By the end, anyone playing a Trump drinking game
was like, "Call an ambulance. Uh...
You're my best friend. I hate you."
[ Laughter and applause ]
Most people said that Trump didn't say anything new.
He just repeated what he's been saying for years.
In other words, Trump's speech was like
every phone call with your dad. [ Laughter ]
"Lock your car door twice, and..."
Well, I don't know if you watched the speech,
but the very first thing Trump said sounded a little Italian?
Listen to this.
-My fellow Americans, tonight, I am a-speaking to you.
[ Laughter ]
-Can -- Can we hear that again?
-Tonight, I'm a-speaking to you.
[ Laughter and applause ]
-[As Trump] I want-a build-a the wall.
[ Laughter ] And Mexico will pay the money.
[ Cheers and applause ]
That's-a right. It's-a me -- a-Trumpio.
[ Normal voice ] Even Anthony Scaramucci was like,
[ As Scaramucci ] "Can you believe this freakin' guy?"
[ Laughter and applause ]
[ Normal voice ] A lot of people noticed how close the camera was
to Trump during his speech.
To put it in perspective, here's
how Oval Office speeches normally look.
And now here's Trump's.
[ Laughter ]
They had to crop out all the resignation letters
on Trump's desk, I guess is what it is.
[ Applause ]
But I read that Trump's staff was very happy with the speech
and thought he was calm and controlled.
Then, Melania was like,
[ As Melania ] "I crushed up 20 Benadryls
and put them in his food." [ Laughter ]
[ Applause ]
[ Normal voice ] I saw that during the speech,
protesters outside the White House
held up a giant sign that said "fake crisis."
Check this out. Is it -- Yeah.
Of course, Trump was looking at that sign
from the opposite side, so he was like, "Sisirc ekaf?"
[ Laughter and applause ]
"Adele dazeem?"
[ Laughter ]
Well, after Trump spoke,
Democratic leaders Nancy Pelosi and Chuck Schumer
delivered a response.
And a lot of people are talking about how creepy they looked
standing next to each other. [ Laughter ]
Check it out right there. Look at that.
[ Laughter ]
Oh, my gosh.
They look like extras from the movie "Get Out."
Uh, they... [ Laughter ]
[ Applause ] They look...
They look like two defendants on "The People's Court."
That's how your parents look when you try to tell them
about the benefits of CBD oil.
[ Laughter and applause ]
[ Chuckling ] Look at Chuck Schumer.
He looks like he's wearing a Chuck Schumer mask.
[ Laughter ] Some more news --
In a tweet today, Trump talked about forest fires.
But he spelled the word "forest" wrong twice.
Take a look at this. Yeah. [ Laughter ]
[ Audience groans ]
I guess you can add spellcheck
to the list of things that are shut down.

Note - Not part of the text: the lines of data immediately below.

# Sunefei/PathNet

Measured on AMD Instinct MI355X. Metric: paths aggregated/sec (PAGG fwd+bwd, one training step incl. on-GPU MERW sampling + Adam), higher is better.
Workload: dtype f32; 1 GPU; Cora-shaped synthetic (configs[1]): N=2708 F=1433 C=7 hid=128 path_num=40 path_len=4, 1299 masked nodes = 51960 paths/step, PathNet_homo, dropout 0.7, Adam; nodes=2708, parallelism=node-shard x1

## Files before the change

include/pathnet_hip.h:

```cpp
#ifndef PATHNET_HIP_H_
#define PATHNET_HIP_H_

#include <stdint.h>

#ifdef __cplusplus
extern "C" {
#endif

#define PN_ABI_VERSION 12

#define PN_OK 0
#define PN_ERR_ARG (-1)
#define PN_ERR_IO (-2)
#define PN_ERR_FORMAT (-3)
#define PN_ERR_HIP (-4)
#define PN_ERR_EMPTY_TABLE (-5)
#define PN_ERR_NOMEM (-6)
#define PN_ERR_CAPACITY (-7)

int pn_abi_version(void);
const char *pn_last_error(void);

typedef struct pn_device_info {
    char name[128];
    char arch[64];
    int32_t compute_units;
    int32_t lds_bytes_per_block;
    int64_t hbm_bytes;
    int32_t clock_khz;
} pn_device_info;
int pn_device_query(pn_device_info *out);

typedef struct pn_context pn_context;
int pn_context_create(pn_context **out);
int pn_context_destroy(pn_context *ctx);
int pn_context_set_knob(pn_context *ctx, const char *name, int32_t value);
int pn_context_get_knob(const pn_context *ctx, const char *name, int32_t *value);

typedef struct pn_step_state {
    int64_t epoch;
    uint64_t seed;
    int64_t adam_step;
    int64_t reserved;
} pn_step_state;
int pn_step_state_advance(pn_step_state *dev_state, void *stream);

int pn_clock_probe(double *mhz, void *stream);


int pn_edges_read_text(const char *path, int32_t *n, int64_t *m, int32_t *u, int32_t *v, double *p, int64_t cap);

int pn_pairs_read_text(const char *path, int32_t *n, int64_t *m, int32_t *u, int32_t *v, int64_t cap);

int pn_uniform_build(int32_t n, int64_t m, const int32_t *u, const int32_t *v, int64_t *off, int32_t *packed,
                     int32_t *src, int32_t *nbr, int64_t cap, int64_t *total);

int pn_alias_build(int32_t n, int64_t m, const int32_t *u, const int32_t *v, const double *p, int64_t *off,
                   int32_t *A, int32_t *B, double *S, uint32_t *thr, int64_t cap, int64_t *total);

int pn_hops_dense(int32_t n, int64_t m, const int32_t *u, const int32_t *v, int32_t seq_len, uint8_t *dis);

int pn_csr_build(int32_t n, int64_t m, const int32_t *u, const int32_t *v, int32_t reverse, int64_t *off,
                 int32_t *adj, int64_t cap, int64_t *count);

int pn_glibc_draws(uint32_t seed, uint64_t first, int64_t count, int32_t *out);


#define PN_DRAW_GLIBC_REPLAY 0
#define PN_DRAW_PHILOX 1

typedef struct pn_sampler_tables {
    int32_t n;
    int64_t total;
    const int64_t *off;
    const int32_t *triples;
    const uint8_t *dis;
    const int64_t *adj_off;
    const int32_t *adj;
    const int64_t *radj_off;
    const int32_t *radj;
    int32_t draws_per_step;
    const uint32_t *node_ref;
} pn_sampler_tables;

int pn_node_ref_pack(int32_t n, const int64_t *off, uint32_t *ref);

int pn_alias_pack(int64_t total, const int32_t *A, const int32_t *B, const uint32_t *thr, int32_t *dst);

int pn_tables_workspace_bytes(int32_t n, int64_t m, int64_t *bytes);

int pn_alias_build_device(int32_t n, int64_t m, const int32_t *u, const int32_t *v, const double *p, int64_t *off,
                          int32_t *triples, uint32_t *node_ref, double *S, int64_t cap, int64_t *total, void *workspace,
                          int64_t workspace_bytes, void *stream);

int pn_csr_build_device(int32_t n, int64_t m, const int32_t *u, const int32_t *v, int32_t reverse, int64_t *off,
                        int32_t *adj, int64_t cap, int64_t *count, void *workspace, int64_t workspace_bytes, void *stream);

int pn_hops_dense_device(int32_t n, const int64_t *off, const int32_t *adj, int32_t seq_len, uint8_t *dis, void *stream);

int pn_sample_workspace_bytes(int32_t W, int32_t L, int32_t draw_source, int64_t epoch_count, int32_t node_count,
                              int64_t *bytes);

int pn_sample_paths(pn_context *ctx, const pn_sampler_tables *tables, int32_t W, int32_t L, int32_t draw_source, uint64_t seed,
                    int64_t epoch_begin, int64_t epoch_count, int32_t node_begin, int32_t node_count, int32_t *ids,
                    uint8_t *codes, void *workspace, int64_t workspace_bytes, int32_t *status_flag,
                    const pn_step_state *step_state ,
                    const int32_t *node_list , void *stream);

typedef struct pn_path_report {
    int64_t out_of_range;
    int64_t non_edges;
    int64_t far;
    int64_t first_bad;
} pn_path_report;

int pn_path_codes_workspace_bytes(const pn_sampler_tables *tables, int32_t W, int32_t L, int32_t rows, int64_t *bytes);
int pn_path_codes(pn_context *ctx, const pn_sampler_tables *tables, int32_t W, int32_t L, int32_t rows,
                  const int32_t *ids , const int32_t *sources ,
                  uint8_t *codes , pn_path_report *report ,
                  void *workspace, int64_t workspace_bytes, void *stream);

#define PN_BIAS_MAX_TRIALS 64
int pn_bias_thresholds(double p, double q, uint64_t thr[3]);
int pn_sample_paths_biased_workspace_bytes(const pn_sampler_tables *tables, int32_t W, int32_t L, int64_t epoch_count,
                                           int32_t node_count, int64_t *bytes);
int pn_sample_paths_biased(pn_context *ctx, const pn_sampler_tables *tables, int32_t W, int32_t L, uint64_t seed,
                           int64_t epoch_begin, int64_t epoch_count, int32_t node_begin, int32_t node_count, double p,
                           double q, int32_t *ids, uint8_t *codes, int64_t *exhausted , void *workspace,
                           int64_t workspace_bytes, int32_t *status_flag, const pn_step_state *step_state,
                           const int32_t *node_list, void *stream);
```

It's like... [As Trump ] Oh...
[ Laughter and applause ] "Forest?"
I spelled "fires" right. [ Light laughter ]
[ Normal voice ] You guys see this?
All week, the Internet has been going nuts
over this app called Twinning, where you upload a photo,
and it shows you your celebrity twin.
Okay, yeah. So, for example,
if I load this selfie from my Instagram,
I get an 83% match with myself.
[ Laughter ]
-83%? -83%.
-That's pretty good. -83%, it looks like me.
-Yeah. [ Light laughter ]
-It's a weird picture of me, too.
I don't even remember -- When did I have a beard?
I have no idea what's going on. -Yeah.
-Well, everyone's been using it, even some political figures.

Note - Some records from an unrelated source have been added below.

@@ -739,6 +759,7 @@
     for (auto& rt : m->rgbtails) rgbtail_free_weights(m->ctx, &rt.w);
     for (auto& pj : m->projs) proj_free_weights(m->ctx, &pj.w);
     for (auto& pw : m->pw2s) pw2_free_weights(m->ctx, &pw.w);
+    for (auto& at : m->atails) attn_tail_free_weights(m->ctx, &at.w);
     for (auto& p : m->dense_dev) if (p) m->ctx->dfree(p);
     delete m;
 }
@@ -880,6 +901,14 @@
         std::vector<float> k, bias;
         gather(c1, k, bias);
         int rc = pw2_pack_weights(ctx, k.data(), bias.data(), c1.Cin, c1.Cout, pw.act, &pw.w);
+        if (rc) return rc;
+    }
+    for (auto& at : m->atails) {
+        attn_tail_free_weights(ctx, &at.w);
+        const ConvSpec& cv = m->convs[at.conv];
+        std::vector<float> k, bias;
+        gather(cv, k, bias);
+        int rc = attn_tail_pack_weights(ctx, k.data(), bias.data(), &at.w);
         if (rc) return rc;
     }
     for (auto& op : m->ops) {
@@ -1009,9 +1038,12 @@
             case OP_PREPROC:
                 rc = vgg_preproc_launch(ctx, x, io_dtype, (int64_t)B * H * W, po, T, vo.cs, st);
                 break;
-            case OP_ATTN:
-                rc = attention_launch(ctx, T, vi.p, vi.cs,  8,  0,  16, B, h * w, po, vo.cs, 0, st);
+            case OP_ATTN: {
+                AttnTail tl;
+                if (nx) { tl.w = &m->atails[op.atail].w; tl.x = m->view(nx->skip1); tl.y = m->view(nx->out); }
+                rc = attention_launch(ctx, T, vi.p, vi.cs,  8,  0,  16, B, h * w, po, vo.cs, 0, st, nx ? &tl : nullptr);
                 break;
+            }
             case OP_SUBSAMPLE:
                 rc = subsample2_launch(ctx, T, vi.p, B, h, w, m->bufs[op.in.buf].C, vi.cs, po, vo.cs, st);
                 break;
@@ -1185,6 +1217,9 @@
     if (rc) return rc;
     rc = conv_pack_weights(ctx, wv, bv, 1, 32, 64, dtype, &cv);
     if (rc) { conv_free_weights(ctx, &cp); return rc; }
+    AttnTailWeights tw;
+    const bool fuse_tail = dtype == SR_DTYPE_BF16 && (ctx->chain_mask & SR_FUSE_ATTN_PROJ);
+    if (fuse_tail && (rc = attn_tail_pack_weights(ctx, wv, bv, &tw))) { conv_free_weights(ctx, &cp); conv_free_weights(ctx, &cv); return rc; }
     const int esz = dtype_size(dtype);
     const int64_t npix = (int64_t)B * H * W;
     void* qkv = ctx->dalloc((size_t)npix * 64 * esz + 4096);
@@ -1193,13 +1228,16 @@
     if (!rc) rc = (hipMemsetAsync(qkv, 0, (size_t)npix * 64 * esz, st) == hipSuccess) ? SR_OK : ctx->fail(SR_ERR_HIP, "memset");
     ConvEpilogue e0;
     if (!rc) rc = conv_launch(ctx, cp, TensorView{x, 64, 0}, B, H, W, qkv, 64, 0, e0, st);
-    if (!rc) rc = attention_launch(ctx, dtype, qkv, 64, 8, 0, 16, B, H * W, ao, 32, 0, st);
+    AttnTail tl;
+    tl.w = &tw; tl.x = TensorView{x, 64, 0}; tl.y = TensorView{y, 64, 0};
+    if (!rc) rc = attention_launch(ctx, dtype, qkv, 64, 8, 0, 16, B, H * W, ao, 32, 0, st, fuse_tail ? &tl : nullptr);
     ConvEpilogue e1;
     e1.skip1 = {x, 64, 0}; e1.beta1 = 1.f;
-    if (!rc) rc = conv_launch(ctx, cv, TensorView{ao, 32, 0}, B, H, W, y, 64, 0, e1, st);
+    if (!rc && !fuse_tail) rc = conv_launch(ctx, cv, TensorView{ao, 32, 0}, B, H, W, y, 64, 0, e1, st);
     hipError_t e = hipStreamSynchronize(st);
     ctx->dfree(qkv); ctx->dfree(ao);
     conv_free_weights(ctx, &cp); conv_free_weights(ctx, &cv);
+    attn_tail_free_weights(ctx, &tw);
     if (!rc && e != hipSuccess) return ctx->fail(SR_ERR_HIP, std::string("self_attention: ") + hipGetErrorString(e));
     return rc;
 }
diff --git a/super-resolution-images-for-3d-printing-defect-detection_amd/csrc/attention.hip b/super-resolution-images-for-3d-printing-defect-detection_amd/csrc/attention.hip
--- a/super-resolution-images-for-3d-printing-defect-detection_amd/csrc/attention.hip
+++ b/super-resolution-images-for-3d-printing-defect-detection_amd/csrc/attention.hip
@@ -1,6 +1,7 @@
 #include "common.h"
 
 #include <cstdlib>
+#include <cstring>
 
 namespace {
 
@@ -14,6 +15,9 @@
     char* o; int64_t o_cs; int o_coff;
     int N;
     const float* knorm;
+    const char* wv; const float* bv;
+    const char* x; int64_t x_cs; int x_coff;
+    char* y; int64_t y_cs; int y_coff;
 };
 
 __device__ __forceinline__ float xhalf(float v) { return __shfl_xor(v, 32); }
@@ -130,7 +134,7 @@
     if (lane == 0) out[(int64_t)b * ngroups + g] = sqrtf(m);
 }
 
-template <int QB>
+template <int QB, bool TAIL>
 __global__ void __launch_bounds__(256, 3) attn_bf16_kernel(AttnParams p) {
     __shared__ __attribute__((aligned(16))) char vt[32 * PITCH2];
     const int tid = threadIdx.x, lane = tid & 63, wave = tid >> 6, r = lane & 31, h = lane >> 5;
@@ -360,6 +364,71 @@
             thresh_bits = thresh_of_wave();
         }
     }
+    if constexpr (TAIL) {
+        int lane, r, h;
+        asm volatile("v_mbcnt_lo_u32_b32 %0, -1, 0\n\tv_mbcnt_hi_u32_b32 %0, -1, %0" : "=v"(lane));
+        r = lane & 31; h = lane >> 5;
+        const int q0 = qt * QW + __builtin_amdgcn_readfirstlane(wave) * (32 * QB) + r;
+        bf16x8 wv[2][2];
+#pragma unroll
+        for (int cb = 0; cb < 2; ++cb)
+#pragma unroll
+            for (int ks = 0; ks < 2; ++ks) wv[cb][ks] = *reinterpret_cast<const bf16x8*>(p.wv + ((cb * 2 + ks) * 64 + lane) * 16);
+        bf16x8 xs[QB][2][2];
+        f32x4 bias[2][2][2];
+#pragma unroll
+        for (int cb = 0; cb < 2; ++cb)
+#pragma unroll
+            for (int pr = 0; pr < 2; ++pr) {
+                const int c0 = 32 * cb + 16 * pr + 8 * h;
+#pragma unroll
+                for (int j = 0; j < QB; ++j) {
+                    const int qj = q0 + 32 * j;
+                    const int64_t pix = (int64_t)b * N + (qj < N ? qj : N - 1);
+                    xs[j][cb][pr] = *reinterpret_cast<const bf16x8*>(reinterpret_cast<const bf16_t*>(p.x) + pix * p.x_cs + p.x_coff + c0);
+                }
+                bias[cb][pr][0] = *reinterpret_cast<const f32x4*>(p.bv + c0);
+                bias[cb][pr][1] = *reinterpret_cast<const f32x4*>(p.bv + c0 + 4);
+            }
+#pragma unroll
+        for (int j = 0; j < QB; ++j) {
+            const float l0 = __shfl(lacc[j][0], r & 15), l1 = __shfl(lacc[j][1], r & 15);
+            const float inv = 1.f / ((r >> 4) ? l1 : l0);
+            f32x16 acc[2];
+            {
+                bf16x8 of[2];
+#pragma unroll
+                for (int ks = 0; ks < 2; ++ks)
+#pragma unroll
+                    for (int e = 0; e < 8; ++e) of[ks][e] = (bf16_t)(oacc[j][8 * ks + e] * inv);
+#pragma unroll
+                for (int cb = 0; cb < 2; ++cb) {
+                    acc[cb] = __builtin_amdgcn_mfma_f32_32x32x16_bf16(wv[cb][0], of[0], zero16, 0, 0, 0);
+                    acc[cb] = __builtin_amdgcn_mfma_f32_32x32x16_bf16(wv[cb][1], of[1], acc[cb], 0, 0, 0);
+                }
+            }
+            const int qj = q0 + 32 * j;
+            bf16_t* yp = reinterpret_cast<bf16_t*>(p.y) + ((int64_t)b * N + (qj < N ? qj : N - 1)) * p.y_cs + p.y_coff + 8 * h;
+#pragma unroll
+            for (int cb = 0; cb < 2; ++cb) {
+#pragma unroll
+                for (int pr = 0; pr < 2; ++pr) {
+                    float v[8];
+#pragma unroll
+                    for (int e = 0; e < 4; ++e) {
+                        const float ge = acc[cb][8 * pr + e], go = acc[cb][8 * pr + 4 + e];
+                        const auto sw = __builtin_amdgcn_permlane32_swap(__builtin_bit_cast(unsigned, ge), __builtin_bit_cast(unsigned, go), false, false);
+                        v[e] = __builtin_bit_cast(float, (unsigned)sw[0]);
+                        v[4 + e] = __builtin_bit_cast(float, (unsigned)sw[1]);
+                    }
+                    bf16x8 t;
+#pragma unroll
+                    for (int e = 0; e < 8; ++e) t[e] = (bf16_t)((v[e] + bias[cb][pr][e >> 2][e & 3]) + (float)xs[j][cb][pr][e]);
+                    if (qj < N) *reinterpret_cast<bf16x8*>(yp + 32 * cb + 16 * pr) = t;
+                }
+            }
+        }
+    } else {
 #pragma unroll
     for (int j = 0; j < QB; ++j) {
         const float l0 = __shfl(lacc[j][0], r & 15), l1 = __shfl(lacc[j][1], r & 15);
@@ -374,21 +443,69 @@
             }
         }
     }
-}
-
+    }
+}
+
+uint16_t bf16_bits(float f) {
+    uint32_t u;
+    memcpy(&u, &f, 4);
+    if ((u & 0x7fffffffu) > 0x7f800000u) return (uint16_t)((u >> 16) | 0x40);
+    u += 0x7fffu + ((u >> 16) & 1u);
+    return (uint16_t)(u >> 16);
+}
+
+}
+
+int attn_tail_pack_weights(sr_ctx* ctx, const float* w_hwio, const float* bias, AttnTailWeights* out) {
+    std::vector<uint16_t> host((size_t)4 * 64 * 8);
+    for (int cb = 0; cb < 2; ++cb)
+        for (int ks = 0; ks < 2; ++ks)
+            for (int l = 0; l < 64; ++l)
+                for (int e = 0; e < 8; ++e) {
+                    const int dv = (e & 3) + 8 * (2 * ks + (e >> 2)) + 4 * (l >> 5);
+                    host[((size_t)(cb * 2 + ks) * 64 + l) * 8 + e] = bf16_bits(w_hwio[(size_t)dv * 64 + 32 * cb + (l & 31)]);
+                }
+    AttnTailWeights tw;
+    tw.a = ctx->dalloc(host.size() * 2);
+    if (!tw.a) return SR_ERR_OOM;
+    tw.bias = static_cast<float*>(ctx->dalloc(sizeof(float) * 64));
+    if (!tw.bias) { ctx->dfree(tw.a); return SR_ERR_OOM; }
+    float hb[64];
+    for (int i = 0; i < 64; ++i) hb[i] = bias ? bias[i] : 0.f;
+    SR_HIP(ctx, hipMemcpy(tw.a, host.data(), host.size() * 2, hipMemcpyHostToDevice));
+    SR_HIP(ctx, hipMemcpy(tw.bias, hb, sizeof hb, hipMemcpyHostToDevice));
+    *out = tw;
+    return SR_OK;
+}
+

I'll show you what I mean here. First up is Mike Pence.
The app says that his twin was Eminem.
[ Laughter and applause ] -Wow.
-Cool. -Yeah.
-Next up, there's Senator Elizabeth Warren.

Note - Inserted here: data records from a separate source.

# BraveGroup/DCD

Hardware: AMD Instinct MI355X
Metric: images/sec DGDE train step (bs=8, 384x1280) (higher is better)
Workload: dtype f32; 1 GPU; DGDE train bs=8 fp32 on 1xMI355X, synthetic KITTI 384x1280 + random kpts_ann (DGDE.yaml, DLA-34+DCNv2, 6 objects/image); global_batch=8, per_gpu_batch=8, input=384x1280, parallelism=dp1, dcn_precision=f32, step_launch=eager, sync_bn=False

## Files before the change

dcd_amd/_ext.py:

```python
import torch

from . import _lib

import threading

PRECISION = {"f32": 0, "bf16x3": 1, "bf16": 2}
_default_precision = "f32"
_scoped = threading.local()


def set_precision(name):
    global _default_precision
    if name not in PRECISION:
        raise ValueError("precision must be one of %s" % sorted(PRECISION))
    _default_precision = name


def get_precision():
    return getattr(_scoped, "name", None) or _default_precision


class precision_scope:

    def __init__(self, name):
        if name is not None and name not in PRECISION:
            raise ValueError("precision must be one of %s" % sorted(PRECISION))
        self.name = name

    def __enter__(self):
        self.saved = getattr(_scoped, "name", None)
        if self.name is not None:
            _scoped.name = self.name
        return self

    def __exit__(self, *exc):
        _scoped.name = self.saved
        return False


HANDOVER = {"never": 0, "always": 1, "auto": 2, None: -1}


def set_handover(mode):
    if mode not in HANDOVER:
        raise ValueError("handover mode must be one of 'never', 'always', 'auto', None")
    _lib.check(_lib.lib().dcd_dcn_v2_set_handover(HANDOVER[mode]), "dcd_dcn_v2_set_handover")


def _check(input, weight, bias, offset, mask, kernel_h, kernel_w):
    _lib.require_cuda(input, weight, bias, offset, mask)
    for name, t in (("input", input), ("weight", weight), ("bias", bias), ("offset", offset), ("mask", mask)):
        if t.dtype != torch.float32:
            raise RuntimeError("%s must be float32 (the op is fp32-only, like the reference)" % name)
    if input.dim() != 4 or weight.dim() != 4:
        raise RuntimeError("input and weight must be 4-D")
    if weight.shape[2] != kernel_h or weight.shape[3] != kernel_w:
        raise RuntimeError("Input shape and kernel shape wont match: (%d x %d vs %d x %d)." % (
            kernel_h, kernel_w, weight.shape[2], weight.shape[3]))
    if input.shape[1] != weight.shape[1]:
        raise RuntimeError("Input shape and kernel channels wont match: (%d vs %d)." % (input.shape[1], weight.shape[1]))
    if bias.numel() != weight.shape[0]:
        raise RuntimeError("bias must have Cout elements")


def _dims(input, weight, kernel_h, kernel_w, stride_h, stride_w, pad_h, pad_w, dilation_h, dilation_w):
    B, C, H, W = input.shape
    Ho = (H + 2 * pad_h - (dilation_h * (kernel_h - 1) + 1)) // stride_h + 1
    Wo = (W + 2 * pad_w - (dilation_w * (kernel_w - 1) + 1)) // stride_w + 1
    return B, C, H, W, weight.shape[0], Ho, Wo


def _workspace(L, input, geom):
    nbytes = L.dcd_dcn_v2_workspace_bytes(*geom)
    if nbytes == 0:
        raise RuntimeError("dcn_v2: unsupported geometry %s" % (geom,))
    return torch.empty(nbytes, dtype=torch.uint8, device=input.device), nbytes


def dcn_v2_forward(input, weight, bias, offset, mask, kernel_h, kernel_w, stride_h, stride_w,
                   pad_h, pad_w, dilation_h, dilation_w, deformable_group, precision=None):
    _check(input, weight, bias, offset, mask, kernel_h, kernel_w)
    L = _lib.lib()
    B, C, H, W, Co, Ho, Wo = _dims(input, weight, kernel_h, kernel_w, stride_h, stride_w, pad_h, pad_w,
                                   dilation_h, dilation_w)
    if tuple(offset.shape) != (B, 2 * deformable_group * kernel_h * kernel_w, Ho, Wo):
        raise RuntimeError("offset shape %s does not match (B, 2*dg*kh*kw, Ho, Wo)" % (tuple(offset.shape),))
    if tuple(mask.shape) != (B, deformable_group * kernel_h * kernel_w, Ho, Wo):
        raise RuntimeError("mask shape %s does not match (B, dg*kh*kw, Ho, Wo)" % (tuple(mask.shape),))
    input, weight, bias, offset, mask = (t.contiguous() for t in (input, weight, bias, offset, mask))
    geom = (B, C, H, W, Co, kernel_h, kernel_w, stride_h, stride_w, pad_h, pad_w, dilation_h, dilation_w,
            deformable_group)
    ws, nbytes = _workspace(L, input, geom)
    output = torch.empty((B, Co, Ho, Wo), dtype=torch.float32, device=input.device)
    prec = PRECISION[precision or get_precision()]
    st = L.dcd_dcn_v2_forward(_lib.stream_of(input), input.data_ptr(), weight.data_ptr(), bias.data_ptr(),
                              offset.data_ptr(), mask.data_ptr(), output.data_ptr(), *geom, prec,
                              ws.data_ptr(), nbytes)
    _lib.check(st, "dcd_dcn_v2_forward")
    return output


def dcn_v2_backward(input, weight, bias, offset, mask, grad_output, kernel_h, kernel_w, stride_h, stride_w,
                    pad_h, pad_w, dilation_h, dilation_w, deformable_group, precision=None):
    _check(input, weight, bias, offset, mask, kernel_h, kernel_w)
    _lib.require_cuda(grad_output)
    if not input.is_contiguous():
        raise RuntimeError("input tensor has to be contiguous")
    if not weight.is_contiguous():
        raise RuntimeError("weight tensor has to be contiguous")
    L = _lib.lib()
    B, C, H, W, Co, Ho, Wo = _dims(input, weight, kernel_h, kernel_w, stride_h, stride_w, pad_h, pad_w,
                                   dilation_h, dilation_w)
    if tuple(grad_output.shape) != (B, Co, Ho, Wo):
        raise RuntimeError("grad_output shape %s does not match the output" % (tuple(grad_output.shape),))
    if grad_output.dtype != torch.float32:
        raise RuntimeError("grad_output must be float32")
    bias, offset, mask, grad_output = (t.contiguous() for t in (bias, offset, mask, grad_output))
    geom = (B, C, H, W, Co, kernel_h, kernel_w, stride_h, stride_w, pad_h, pad_w, dilation_h, dilation_w,
            deformable_group)
    ws, nbytes = _workspace(L, input, geom)
    grad_input = torch.empty_like(input)
    grad_offset = torch.empty_like(offset)
    grad_mask = torch.empty_like(mask)
    grad_weight = torch.empty_like(weight)
    grad_bias = torch.empty_like(bias)
    prec = PRECISION[precision or get_precision()]
    st = L.dcd_dcn_v2_backward(_lib.stream_of(input), input.data_ptr(), weight.data_ptr(), bias.data_ptr(),
                               offset.data_ptr(), mask.data_ptr(), grad_output.data_ptr(),
                               grad_input.data_ptr(), grad_offset.data_ptr(), grad_mask.data_ptr(),
                               grad_weight.data_ptr(), grad_bias.data_ptr(), *geom, prec, ws.data_ptr(), nbytes)
    _lib.check(st, "dcd_dcn_v2_backward")
    return [grad_input, grad_offset, grad_mask, grad_weight, grad_bias]
```

dcd_amd/_lib.py:

```python
import ctypes
import os

_HERE = os.path.dirname(os.path.abspath(__file__))
LIB_PATH = os.path.join(_HERE, "libdcd_hip.so")
_LIB = None

c_void_p, c_int, c_float, c_size_t, c_int64, c_double = (ctypes.c_void_p, ctypes.c_int, ctypes.c_float,
                                                         ctypes.c_size_t, ctypes.c_int64, ctypes.c_double)


class LossRowsArgs(ctypes.Structure):
    _INTS = ("B", "M", "C", "K", "NP", "num_classes", "ch_box2d", "ch_offset", "ch_corner", "ch_corner_unc", "ch_dims",
             "ch_ori_cls", "ch_ori_off", "ch_depth", "ch_depth_unc", "ch_kpts2d", "ch_kpts3d", "trunc_log")
    _FLOATS = ("depth_lo", "depth_hi", "unc_lo", "unc_hi", "depth_weight")
    _POINTERS = ("pois", "reg_mask", "trunc_mask", "find_pcl", "ori_mask", "cls_ids", "centers", "pad_size", "bboxes",
                 "locations", "rotys", "offset_3D", "dimensions", "orientations", "keypoints", "kp_depth_mask", "kpts2d",
                 "kpts3d", "calib_P", "calib", "dim_mean", "kps_pred", "kps_tgt", "kps3d_pred", "kps3d_tgt", "rot", "P_rows",
                 "kmask", "pair_depth", "pair_mask", "cols", "corners_pred", "corners_tgt", "iou3d", "sums", "grad_sums",
                 "grad_pois", "grad_pair", "grad_kps", "grad_kps3d")
    _fields_ = ([(n, c_int) for n in _INTS] + [(n, c_float) for n in _FLOATS] + [("dim_weight", c_float * 3)]
                + [("down_ratio", c_float), ("kd_eps", c_float)] + [(n, c_void_p) for n in _POINTERS])

HEADS_MAX = 16


class HeadRowsArgs(ctypes.Structure):
    _fields_ = ([(n, c_int) for n in ("n_heads", "T", "R", "K", "C")]
                + [(n, c_int * HEADS_MAX) for n in ("trunk", "ch0", "out")]
                + [("weight", c_void_p * HEADS_MAX), ("bias", c_void_p * HEADS_MAX), ("feat", c_void_p), ("y", c_void_p),
                   ("grad_y", c_void_p), ("grad_feat", c_void_p), ("grad_weight", c_void_p * HEADS_MAX),
                   ("grad_bias", c_void_p * HEADS_MAX)])


class EvalMatchArgs(ctypes.Structure):
    _INTS = ("mode", "n_img", "n_comb", "n_rows", "G", "D", "n_dc", "max_dt", "T", "n_slots")
    _POINTERS = ("gt_off", "dt_off", "dc_off", "pair_off", "overlaps", "ign_gt", "ign_dt", "dt_score", "gt_alpha", "dt_alpha",
                 "dt_box2d", "dc_box", "comb", "min_overlap", "thresholds", "n_thresh", "scores", "counts", "sim_part")
    _fields_ = [(n, c_int) for n in _INTS] + [("P", c_int64)] + [(n, c_void_p) for n in _POINTERS]


DECODE_MAX_CLASSES = 8


class DecodeArgs(ctypes.Structure):
    _INTS = ("B", "K", "C", "nk", "n_bins", "num_classes", "ch_box2d", "ch_offset", "ch_corner", "ch_corner_unc", "ch_dims",
             "ch_ori_cls", "ch_ori_off", "ch_depth", "ch_depth_unc", "ch_kpts2d", "ch_kpts3d", "orientation", "dim_mode",
             "dim_std_on", "depth_mode", "uncertainty_as_conf", "records")
    _FLOATS = ("down_ratio", "depth_lo", "depth_hi", "eps")
    _fields_ = ([(n, c_int) for n in _INTS] + [(n, c_float) for n in _FLOATS] + [("depth_ref", c_float * 2)]
                + [("dim_mean", c_float * 3 * DECODE_MAX_CLASSES), ("dim_std", c_float * 3 * DECODE_MAX_CLASSES)])


class RecordsArgs(ctypes.Structure):
    _INTS = ("B", "M", "C", "nk", "n_bins", "ch_offset", "ch_ori_cls", "ch_ori_off", "ch_kpts2d", "ch_kpts3d")
    _fields_ = [(n, c_int) for n in _INTS] + [("down_ratio", c_float)]
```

The app said her twin was Barb from "Stranger Things."
[ Laughter ] I miss Barb!
-Wow. -Where's Barb?! I miss Barb!
She should have her own spin-off.
Here's White House Chief of Staff, Mick Mulvaney.
His twin was Scooter from the Muppets.
[ Laughter and applause ] -Oh!
-Up next, there's Eric Trump.
His twin was the bad guy from "Aquaman."
[ Laughter and applause ]
And finally, we have President Trump.
His twin was a yam. Oh, interesting.
[ Laughter and applause ]
You guys hear this?
Amazon founder, Jeff Bezos and his wife are splitting up.
[ Audience groans ] But on the bright side,
he has a lot of extra boxes to pack his things up.
[ Laughter and applause ]
And finally, I heard that Denver could become
the first city in America to decriminalize magic mushrooms.
They're the first ones to realize
that the only way Americans will eat vegetables
is if they're also drugs. [ Laughter ]
We have a great show tonight! Give it up for the Roots!